Task directions:
Filter the material, keeping only lines with the word "blockIdx".

*** Opening of Raw data ***

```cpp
__global__ void quant_blocks_bf16_fp8_kernel(const uint64_t* __restrict__ src_ptrs,
                                             const uint64_t* __restrict__ dst_ptrs,
                                             float* __restrict__ scales,
                                             uint64_t elems_per_block) {
    const uint16_t* src = reinterpret_cast<const uint16_t*>(src_ptrs[blockIdx.x]);
    uint8_t* dst = reinterpret_cast<uint8_t*>(dst_ptrs[blockIdx.x]);
    __shared__ uint32_t red[8];
    __shared__ float scale_sh;
    uint32_t m = 0;
    uint64_t n8 = elems_per_block / 8;
    const uint4* src4 = reinterpret_cast<const uint4*>(src);
    for (uint64_t u = threadIdx.x; u < n8; u += blockDim.x) {
        uint4 pk = src4[u];
        const uint16_t* h = reinterpret_cast<const uint16_t*>(&pk);
#pragma unroll
        for (int i = 0; i < 8; i++) m = fp8::absmax_step(m, h[i]);
    }
    for (int off = 32; off; off >>= 1) m = max(m, __shfl_down(m, off, 64));
    if ((threadIdx.x & 63) == 0) red[threadIdx.x >> 6] = m;
    __syncthreads();
    if (threadIdx.x == 0) {
        uint32_t mm = red[0];
        for (int w = 1; w < static_cast<int>(blockDim.x) / 64; w++) mm = max(mm, red[w]);
        scale_sh = fp8::scale_from_absmax_bits(mm);
        scales[blockIdx.x] = scale_sh;
    }
    __syncthreads();
    float inv = 1.f / scale_sh;
    for (uint64_t u = threadIdx.x; u < n8; u += blockDim.x) {
        uint4 pk = src4[u];
        const uint16_t* h = reinterpret_cast<const uint16_t*>(&pk);
        uint8_t out[8];
#pragma unroll
        for (int i = 0; i < 8; i++) {
            float f = fp8::bits_f32(static_cast<uint32_t>(h[i]) << 16);
            out[i] = fp8::f32_to_e4m3(f * inv);
        }
        reinterpret_cast<uint2*>(dst)[u] = *reinterpret_cast<const uint2*>(out);
    }
}

__global__ void dequant_blocks_fp8_bf16_kernel(const uint64_t* __restrict__ src_ptrs,
                                               const uint64_t* __restrict__ dst_ptrs,
                                               const float* __restrict__ scales,
                                               uint64_t elems_per_block) {
    const uint8_t* src = reinterpret_cast<const uint8_t*>(src_ptrs[blockIdx.x]);
    uint16_t* dst = reinterpret_cast<uint16_t*>(dst_ptrs[blockIdx.x]);
    float scale = scales[blockIdx.x];
    uint64_t n8 = elems_per_block / 8;
    for (uint64_t u = threadIdx.x; u < n8; u += blockDim.x) {
        uint2 pk = reinterpret_cast<const uint2*>(src)[u];
        const uint8_t* b = reinterpret_cast<const uint8_t*>(&pk);
        uint16_t out[8];
#pragma unroll
        for (int i = 0; i < 8; i++) out[i] = fp8::decode_to_bf16(b[i], scale);
        reinterpret_cast<uint4*>(dst)[u] = *reinterpret_cast<const uint4*>(out);
    }
}

constexpr int kMxfp4Threads = 4 * kMxfp4GroupsPerIter;

__global__ void quant_blocks_bf16_mxfp4_kernel(const uint64_t* __restrict__ src_ptrs,
                                               const uint64_t* __restrict__ dst_ptrs,
                                               uint32_t chunks_per_block,
                                               uint64_t elems_per_block) {
    uint64_t sd[2];
    uint32_t chunk = block_chunk_descs(src_ptrs, dst_ptrs, chunks_per_block, sd);
    const uint4* src4 = reinterpret_cast<const uint4*>(sd[0]);
    uint32_t* codes = reinterpret_cast<uint32_t*>(sd[1]);
    uint8_t* scales = reinterpret_cast<uint8_t*>(sd[1]) + elems_per_block / 2;
    uint64_t n8 = elems_per_block / 8;
    uint64_t stride = static_cast<uint64_t>(chunks_per_block) * blockDim.x;
    for (uint64_t u = static_cast<uint64_t>(chunk) * blockDim.x + threadIdx.x; u < n8;
         u += stride) {
        uint4 pk = src4[u];
        const uint16_t* h = reinterpret_cast<const uint16_t*>(&pk);
// ... 484 lines not shown
```

### csrc/pybind.cpp

```cpp
#include <pybind11/functional.h>
#include <pybind11/pybind11.h>
#include <pybind11/stl.h>

#include <condition_variable>
#include <memory>
#include <mutex>
#include <thread>

#include "client/client.h"
#include "core/log.h"
#include "fabric/wr_flow.h"
#include "core/protocol.h"
#include "core/mempool.h"
#include "gpu/fp8_codec.h"
#include "gpu/mxfp4_codec.h"
#include "gpu/gpu.h"
#include "server/completed_prefix.h"
#include "server/server.h"

namespace py = pybind11;
using namespace ifs;

namespace {

// ... 150 lines not shown
    if (n == 0) return;
    Pinned<uint64_t> h_src(n), h_dst(n);
    memcpy(h_src.p, src.data(), n * 8);
    memcpy(h_dst.p, dst.data(), n * 8);
    ScopedStream st(device);
    bool ok = inl ? gpu::launch_copy_blocks_inline(device, st.s, h_src.p, h_dst.p,
                                                   static_cast<int>(n), bytes_per_block)
                  : gpu::launch_copy_blocks(device, st.s, h_src.p, h_dst.p,
                                            static_cast<int>(n), bytes_per_block, vec);
    bool synced = gpu::stream_sync(st.s);
    if (!ok || !synced)
        throw std::runtime_error(std::string("_dbg_copy_blocks failed: ") + gpu::last_error());
}

std::vector<float> transform_blocks_py(const char* what, PageCodec codec, PageDir dir,
                                       const std::vector<uint64_t>& src,
                                       const std::vector<uint64_t>& dst,
                                       std::vector<float> scales, size_t elems_per_block,
                                       int device) {
    const PageCodecInfo& info = page_codec_info(codec);
    const bool store = dir == PageDir::kStore;
    require_gpu_and_pairs(what, src, dst);
    if (elems_per_block == 0 || !page_legal(codec, elems_per_block * kPageElemBytes))
        throw std::invalid_argument(std::string(what) + ": elems_per_block % " +
                                    std::to_string(info.page_multiple / kPageElemBytes) +
                                    " != 0");
    if (!all_aligned16(src, dst))
        throw std::invalid_argument(std::string(what) + ": pointers must be 16-byte aligned");
    size_t n = src.size();
    if (info.page_scale && !store && scales.size() != n)
        throw std::invalid_argument(std::string(what) + ": one scale per block");
    scales.resize(info.page_scale ? n : 0);
    if (n == 0) return scales;
    Pinned<uint64_t> h_src(n), h_dst(n);
    Pinned<float> h_scale(n);
    memcpy(h_src.p, src.data(), n * 8);
    memcpy(h_dst.p, dst.data(), n * 8);
    memcpy(h_scale.p, scales.data(), scales.size() * sizeof(float));
    ScopedStream st(device);
    bool ok = gpu::launch_transform_blocks(device, st.s, codec, dir, h_src.p, h_dst.p,
                                           h_scale.p, static_cast<int>(n), elems_per_block);
    bool synced = gpu::stream_sync(st.s);
    if (!ok || !synced)
        throw std::runtime_error(std::string(what) + " failed: " + gpu::last_error());
    memcpy(scales.data(), h_scale.p, scales.size() * sizeof(float));
    return scales;
}


PageCodec codec_from_id(const char* what, int codec) {
    if (codec < 0 || !page_codec_known(static_cast<uint32_t>(codec)))
        throw std::invalid_argument(std::string(what) + ": unknown codec id");
    return static_cast<PageCodec>(codec);
}

void copy_blocks_seg_py(const std::vector<uint64_t>& client, const std::vector<uint64_t>& pool,
                        size_t bytes_per_block, uint32_t n_segments, uint64_t segment_stride,
                        bool to_pool, int device, const std::string& path) {
    const char* what = "_dbg_copy_blocks_seg";
    require_gpu_and_pairs(what, client, pool);
    const bool vec = path == "vec";
    if (!vec && path != "byte")
        throw std::invalid_argument(std::string(what) + ": path must be vec or byte");
    if (bytes_per_block == 0) throw std::invalid_argument(std::string(what) + ": empty blocks");
    if (!segments_legal(PageCodec::kNone, bytes_per_block, n_segments, segment_stride))
        throw std::invalid_argument(std::string(what) + ": illegal page segments");
    if (vec && (bytes_per_block % 16 != 0 || (bytes_per_block / n_segments) % 16 != 0 ||
                (n_segments > 1 && segment_stride % 16 != 0) || !all_aligned16(client, pool)))
        throw std::invalid_argument(std::string(what) +
                                    ": vec path needs 16-byte-aligned pointers, segment size "
                                    "and stride");
    size_t n = client.size();
    if (n == 0) return;
    const std::vector<uint64_t>& src = to_pool ? client : pool;
    const std::vector<uint64_t>& dst = to_pool ? pool : client;
    Pinned<uint64_t> h_src(n), h_dst(n);
    memcpy(h_src.p, src.data(), n * 8);
    memcpy(h_dst.p, dst.data(), n * 8);
    ScopedStream st(device);
    bool ok = gpu::launch_copy_blocks(device, st.s, h_src.p, h_dst.p, static_cast<int>(n),
                                      bytes_per_block, vec,
                                      PageSegments{n_segments, segment_stride},
                                      to_pool ? PageDir::kStore : PageDir::kLoad);
    bool synced = gpu::stream_sync(st.s);
    if (!ok || !synced)
        throw std::runtime_error(std::string(what) + " failed: " + gpu::last_error());
}

std::vector<float> transform_blocks_seg_py(const char* what, int codec_id, PageDir dir,
                                           const std::vector<uint64_t>& src,
                                           const std::vector<uint64_t>& dst,
                                           std::vector<float> scales, size_t elems_per_block,
                                           uint32_t n_segments, uint64_t segment_stride,
                                           int device) {
    const PageCodec codec = codec_from_id(what, codec_id);
    if (!page_codec_transforms(codec))
        throw std::invalid_argument(std::string(what) + ": codec does not transform");
    const PageCodecInfo& info = page_codec_info(codec);
    const bool store = dir == PageDir::kStore;
    require_gpu_and_pairs(what, src, dst);
    if (elems_per_block == 0 || !page_legal(codec, elems_per_block * kPageElemBytes))
        throw std::invalid_argument(std::string(what) + ": illegal page size");
    if (!segments_legal(codec, elems_per_block * kPageElemBytes, n_segments, segment_stride))
        throw std::invalid_argument(std::string(what) + ": illegal page segments");
    if (!all_aligned16(src, dst))
        throw std::invalid_argument(std::string(what) + ": pointers must be 16-byte aligned");
    size_t n = src.size();
    if (info.page_scale && !store && scales.size() != n)
        throw std::invalid_argument(std::string(what) + ": one scale per block");
    scales.resize(info.page_scale ? n : 0);
    if (n == 0) return scales;
    Pinned<uint64_t> h_src(n), h_dst(n);
    Pinned<float> h_scale(n);
    memcpy(h_src.p, src.data(), n * 8);
    memcpy(h_dst.p, dst.data(), n * 8);
    memcpy(h_scale.p, scales.data(), scales.size() * sizeof(float));
    ScopedStream st(device);
    bool ok = gpu::launch_transform_blocks(device, st.s, codec, dir, h_src.p, h_dst.p,
                                           h_scale.p, static_cast<int>(n), elems_per_block,
                                           PageSegments{n_segments, segment_stride});
    bool synced = gpu::stream_sync(st.s);
    if (!ok || !synced)
        throw std::runtime_error(std::string(what) + " failed: " + gpu::last_error());
    memcpy(scales.data(), h_scale.p, scales.size() * sizeof(float));
    return scales;
}
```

*** Close of Raw data ***

Response to the exercise:
    const uint16_t* src = reinterpret_cast<const uint16_t*>(src_ptrs[blockIdx.x]);
    uint8_t* dst = reinterpret_cast<uint8_t*>(dst_ptrs[blockIdx.x]);
        scales[blockIdx.x] = scale_sh;
    const uint8_t* src = reinterpret_cast<const uint8_t*>(src_ptrs[blockIdx.x]);
    uint16_t* dst = reinterpret_cast<uint16_t*>(dst_ptrs[blockIdx.x]);
    float scale = scales[blockIdx.x];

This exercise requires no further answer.